[Opening Records supplied section]
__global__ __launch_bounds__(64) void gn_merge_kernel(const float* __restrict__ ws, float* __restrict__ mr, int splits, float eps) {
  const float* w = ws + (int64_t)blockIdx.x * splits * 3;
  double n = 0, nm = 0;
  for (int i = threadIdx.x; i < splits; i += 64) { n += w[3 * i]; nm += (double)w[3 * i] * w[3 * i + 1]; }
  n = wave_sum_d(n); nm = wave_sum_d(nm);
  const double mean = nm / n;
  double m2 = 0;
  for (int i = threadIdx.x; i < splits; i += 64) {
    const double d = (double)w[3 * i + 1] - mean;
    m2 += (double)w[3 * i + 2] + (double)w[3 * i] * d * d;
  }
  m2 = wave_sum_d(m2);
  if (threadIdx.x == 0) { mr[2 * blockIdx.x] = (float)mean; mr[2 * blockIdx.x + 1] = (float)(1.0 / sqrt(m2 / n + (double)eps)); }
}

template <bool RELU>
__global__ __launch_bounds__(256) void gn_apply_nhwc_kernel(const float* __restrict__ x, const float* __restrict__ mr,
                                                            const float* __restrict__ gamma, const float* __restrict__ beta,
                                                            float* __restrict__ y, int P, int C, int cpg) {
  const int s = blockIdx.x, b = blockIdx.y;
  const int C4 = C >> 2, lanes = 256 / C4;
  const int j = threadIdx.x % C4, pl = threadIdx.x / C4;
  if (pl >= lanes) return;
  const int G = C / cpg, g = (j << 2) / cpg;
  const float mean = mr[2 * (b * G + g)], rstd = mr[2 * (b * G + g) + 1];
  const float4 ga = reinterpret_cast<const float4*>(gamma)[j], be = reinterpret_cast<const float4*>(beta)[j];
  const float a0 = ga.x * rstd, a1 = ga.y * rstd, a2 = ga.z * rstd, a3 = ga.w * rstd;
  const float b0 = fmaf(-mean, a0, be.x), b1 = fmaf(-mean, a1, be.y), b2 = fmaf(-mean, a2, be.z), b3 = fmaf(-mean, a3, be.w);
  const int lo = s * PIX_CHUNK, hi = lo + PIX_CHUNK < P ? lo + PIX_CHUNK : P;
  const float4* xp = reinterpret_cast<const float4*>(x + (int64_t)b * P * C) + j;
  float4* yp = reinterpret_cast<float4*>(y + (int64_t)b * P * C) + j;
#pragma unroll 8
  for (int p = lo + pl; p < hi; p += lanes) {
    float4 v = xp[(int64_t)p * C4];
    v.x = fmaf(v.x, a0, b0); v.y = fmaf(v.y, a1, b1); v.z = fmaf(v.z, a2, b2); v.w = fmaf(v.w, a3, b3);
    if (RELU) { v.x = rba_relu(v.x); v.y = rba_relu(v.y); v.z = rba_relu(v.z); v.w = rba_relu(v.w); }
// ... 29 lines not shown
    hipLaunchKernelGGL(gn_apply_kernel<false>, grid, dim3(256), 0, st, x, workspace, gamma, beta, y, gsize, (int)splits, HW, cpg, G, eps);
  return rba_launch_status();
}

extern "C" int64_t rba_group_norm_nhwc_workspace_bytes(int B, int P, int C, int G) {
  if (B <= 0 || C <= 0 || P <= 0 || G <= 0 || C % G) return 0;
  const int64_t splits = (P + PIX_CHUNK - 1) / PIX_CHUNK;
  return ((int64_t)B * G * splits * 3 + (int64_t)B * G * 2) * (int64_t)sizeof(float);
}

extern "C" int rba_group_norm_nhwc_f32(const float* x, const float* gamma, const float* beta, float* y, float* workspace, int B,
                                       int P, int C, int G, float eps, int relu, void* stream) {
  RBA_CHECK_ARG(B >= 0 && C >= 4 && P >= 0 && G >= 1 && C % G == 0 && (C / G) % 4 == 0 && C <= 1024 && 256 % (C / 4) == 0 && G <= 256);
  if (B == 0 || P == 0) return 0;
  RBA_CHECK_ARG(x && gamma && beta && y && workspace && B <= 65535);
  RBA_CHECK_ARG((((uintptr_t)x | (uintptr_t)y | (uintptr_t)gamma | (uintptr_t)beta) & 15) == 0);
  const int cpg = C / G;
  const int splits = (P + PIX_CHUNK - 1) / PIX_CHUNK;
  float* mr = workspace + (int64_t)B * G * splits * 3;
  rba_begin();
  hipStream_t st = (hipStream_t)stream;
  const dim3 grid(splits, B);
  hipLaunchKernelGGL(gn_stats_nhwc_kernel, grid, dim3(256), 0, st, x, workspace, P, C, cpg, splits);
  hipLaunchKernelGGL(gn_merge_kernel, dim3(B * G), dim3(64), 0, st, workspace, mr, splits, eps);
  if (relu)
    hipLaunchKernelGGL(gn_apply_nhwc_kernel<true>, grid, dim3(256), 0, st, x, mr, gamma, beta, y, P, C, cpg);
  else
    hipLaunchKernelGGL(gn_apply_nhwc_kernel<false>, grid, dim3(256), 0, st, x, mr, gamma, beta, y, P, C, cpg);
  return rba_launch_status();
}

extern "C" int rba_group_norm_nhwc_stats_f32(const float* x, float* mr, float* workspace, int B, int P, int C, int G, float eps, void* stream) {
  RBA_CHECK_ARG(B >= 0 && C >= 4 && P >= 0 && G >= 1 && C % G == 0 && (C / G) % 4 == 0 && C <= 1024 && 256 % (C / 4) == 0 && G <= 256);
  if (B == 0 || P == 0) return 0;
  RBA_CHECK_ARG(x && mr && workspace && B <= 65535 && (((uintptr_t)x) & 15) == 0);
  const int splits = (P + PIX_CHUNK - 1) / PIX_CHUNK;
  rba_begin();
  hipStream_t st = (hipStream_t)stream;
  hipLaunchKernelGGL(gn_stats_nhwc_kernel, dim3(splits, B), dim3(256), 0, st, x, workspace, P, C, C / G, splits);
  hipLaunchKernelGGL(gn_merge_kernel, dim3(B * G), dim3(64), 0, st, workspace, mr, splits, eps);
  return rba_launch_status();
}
[Closing Records supplied section]
◆ **Your objective**:
Repeat the listing exactly, from its first line to its last.

◆ **Answer for the task**:
__global__ __launch_bounds__(64) void gn_merge_kernel(const float* __restrict__ ws, float* __restrict__ mr, int splits, float eps) {
  const float* w = ws + (int64_t)blockIdx.x * splits * 3;
  double n = 0, nm = 0;
  for (int i = threadIdx.x; i < splits; i += 64) { n += w[3 * i]; nm += (double)w[3 * i] * w[3 * i + 1]; }
  n = wave_sum_d(n); nm = wave_sum_d(nm);
  const double mean = nm / n;
  double m2 = 0;
  for (int i = threadIdx.x; i < splits; i += 64) {
    const double d = (double)w[3 * i + 1] - mean;
    m2 += (double)w[3 * i + 2] + (double)w[3 * i] * d * d;
  }
  m2 = wave_sum_d(m2);
  if (threadIdx.x == 0) { mr[2 * blockIdx.x] = (float)mean; mr[2 * blockIdx.x + 1] = (float)(1.0 / sqrt(m2 / n + (double)eps)); }
}

template <bool RELU>
__global__ __launch_bounds__(256) void gn_apply_nhwc_kernel(const float* __restrict__ x, const float* __restrict__ mr,
                                                            const float* __restrict__ gamma, const float* __restrict__ beta,
                                                            float* __restrict__ y, int P, int C, int cpg) {
  const int s = blockIdx.x, b = blockIdx.y;
  const int C4 = C >> 2, lanes = 256 / C4;
  const int j = threadIdx.x % C4, pl = threadIdx.x / C4;
  if (pl >= lanes) return;
  const int G = C / cpg, g = (j << 2) / cpg;
  const float mean = mr[2 * (b * G + g)], rstd = mr[2 * (b * G + g) + 1];
  const float4 ga = reinterpret_cast<const float4*>(gamma)[j], be = reinterpret_cast<const float4*>(beta)[j];
  const float a0 = ga.x * rstd, a1 = ga.y * rstd, a2 = ga.z * rstd, a3 = ga.w * rstd;
  const float b0 = fmaf(-mean, a0, be.x), b1 = fmaf(-mean, a1, be.y), b2 = fmaf(-mean, a2, be.z), b3 = fmaf(-mean, a3, be.w);
  const int lo = s * PIX_CHUNK, hi = lo + PIX_CHUNK < P ? lo + PIX_CHUNK : P;
  const float4* xp = reinterpret_cast<const float4*>(x + (int64_t)b * P * C) + j;
  float4* yp = reinterpret_cast<float4*>(y + (int64_t)b * P * C) + j;
#pragma unroll 8
  for (int p = lo + pl; p < hi; p += lanes) {
    float4 v = xp[(int64_t)p * C4];
    v.x = fmaf(v.x, a0, b0); v.y = fmaf(v.y, a1, b1); v.z = fmaf(v.z, a2, b2); v.w = fmaf(v.w, a3, b3);
    if (RELU) { v.x = rba_relu(v.x); v.y = rba_relu(v.y); v.z = rba_relu(v.z); v.w = rba_relu(v.w); }
// ... 29 lines not shown
    hipLaunchKernelGGL(gn_apply_kernel<false>, grid, dim3(256), 0, st, x, workspace, gamma, beta, y, gsize, (int)splits, HW, cpg, G, eps);
  return rba_launch_status();
}

extern "C" int64_t rba_group_norm_nhwc_workspace_bytes(int B, int P, int C, int G) {
  if (B <= 0 || C <= 0 || P <= 0 || G <= 0 || C % G) return 0;
  const int64_t splits = (P + PIX_CHUNK - 1) / PIX_CHUNK;
  return ((int64_t)B * G * splits * 3 + (int64_t)B * G * 2) * (int64_t)sizeof(float);
}

extern "C" int rba_group_norm_nhwc_f32(const float* x, const float* gamma, const float* beta, float* y, float* workspace, int B,
                                       int P, int C, int G, float eps, int relu, void* stream) {
  RBA_CHECK_ARG(B >= 0 && C >= 4 && P >= 0 && G >= 1 && C % G == 0 && (C / G) % 4 == 0 && C <= 1024 && 256 % (C / 4) == 0 && G <= 256);
  if (B == 0 || P == 0) return 0;
  RBA_CHECK_ARG(x && gamma && beta && y && workspace && B <= 65535);
  RBA_CHECK_ARG((((uintptr_t)x | (uintptr_t)y | (uintptr_t)gamma | (uintptr_t)beta) & 15) == 0);
  const int cpg = C / G;
  const int splits = (P + PIX_CHUNK - 1) / PIX_CHUNK;
  float* mr = workspace + (int64_t)B * G * splits * 3;
  rba_begin();
  hipStream_t st = (hipStream_t)stream;
  const dim3 grid(splits, B);
  hipLaunchKernelGGL(gn_stats_nhwc_kernel, grid, dim3(256), 0, st, x, workspace, P, C, cpg, splits);
  hipLaunchKernelGGL(gn_merge_kernel, dim3(B * G), dim3(64), 0, st, workspace, mr, splits, eps);
  if (relu)
    hipLaunchKernelGGL(gn_apply_nhwc_kernel<true>, grid, dim3(256), 0, st, x, mr, gamma, beta, y, P, C, cpg);
  else
    hipLaunchKernelGGL(gn_apply_nhwc_kernel<false>, grid, dim3(256), 0, st, x, mr, gamma, beta, y, P, C, cpg);
  return rba_launch_status();
}

extern "C" int rba_group_norm_nhwc_stats_f32(const float* x, float* mr, float* workspace, int B, int P, int C, int G, float eps, void* stream) {
  RBA_CHECK_ARG(B >= 0 && C >= 4 && P >= 0 && G >= 1 && C % G == 0 && (C / G) % 4 == 0 && C <= 1024 && 256 % (C / 4) == 0 && G <= 256);
  if (B == 0 || P == 0) return 0;
  RBA_CHECK_ARG(x && mr && workspace && B <= 65535 && (((uintptr_t)x) & 15) == 0);
  const int splits = (P + PIX_CHUNK - 1) / PIX_CHUNK;
  rba_begin();
  hipStream_t st = (hipStream_t)stream;
  hipLaunchKernelGGL(gn_stats_nhwc_kernel, dim3(splits, B), dim3(256), 0, st, x, workspace, P, C, C / G, splits);
  hipLaunchKernelGGL(gn_merge_kernel, dim3(B * G), dim3(64), 0, st, workspace, mr, splits, eps);
  return rba_launch_status();
}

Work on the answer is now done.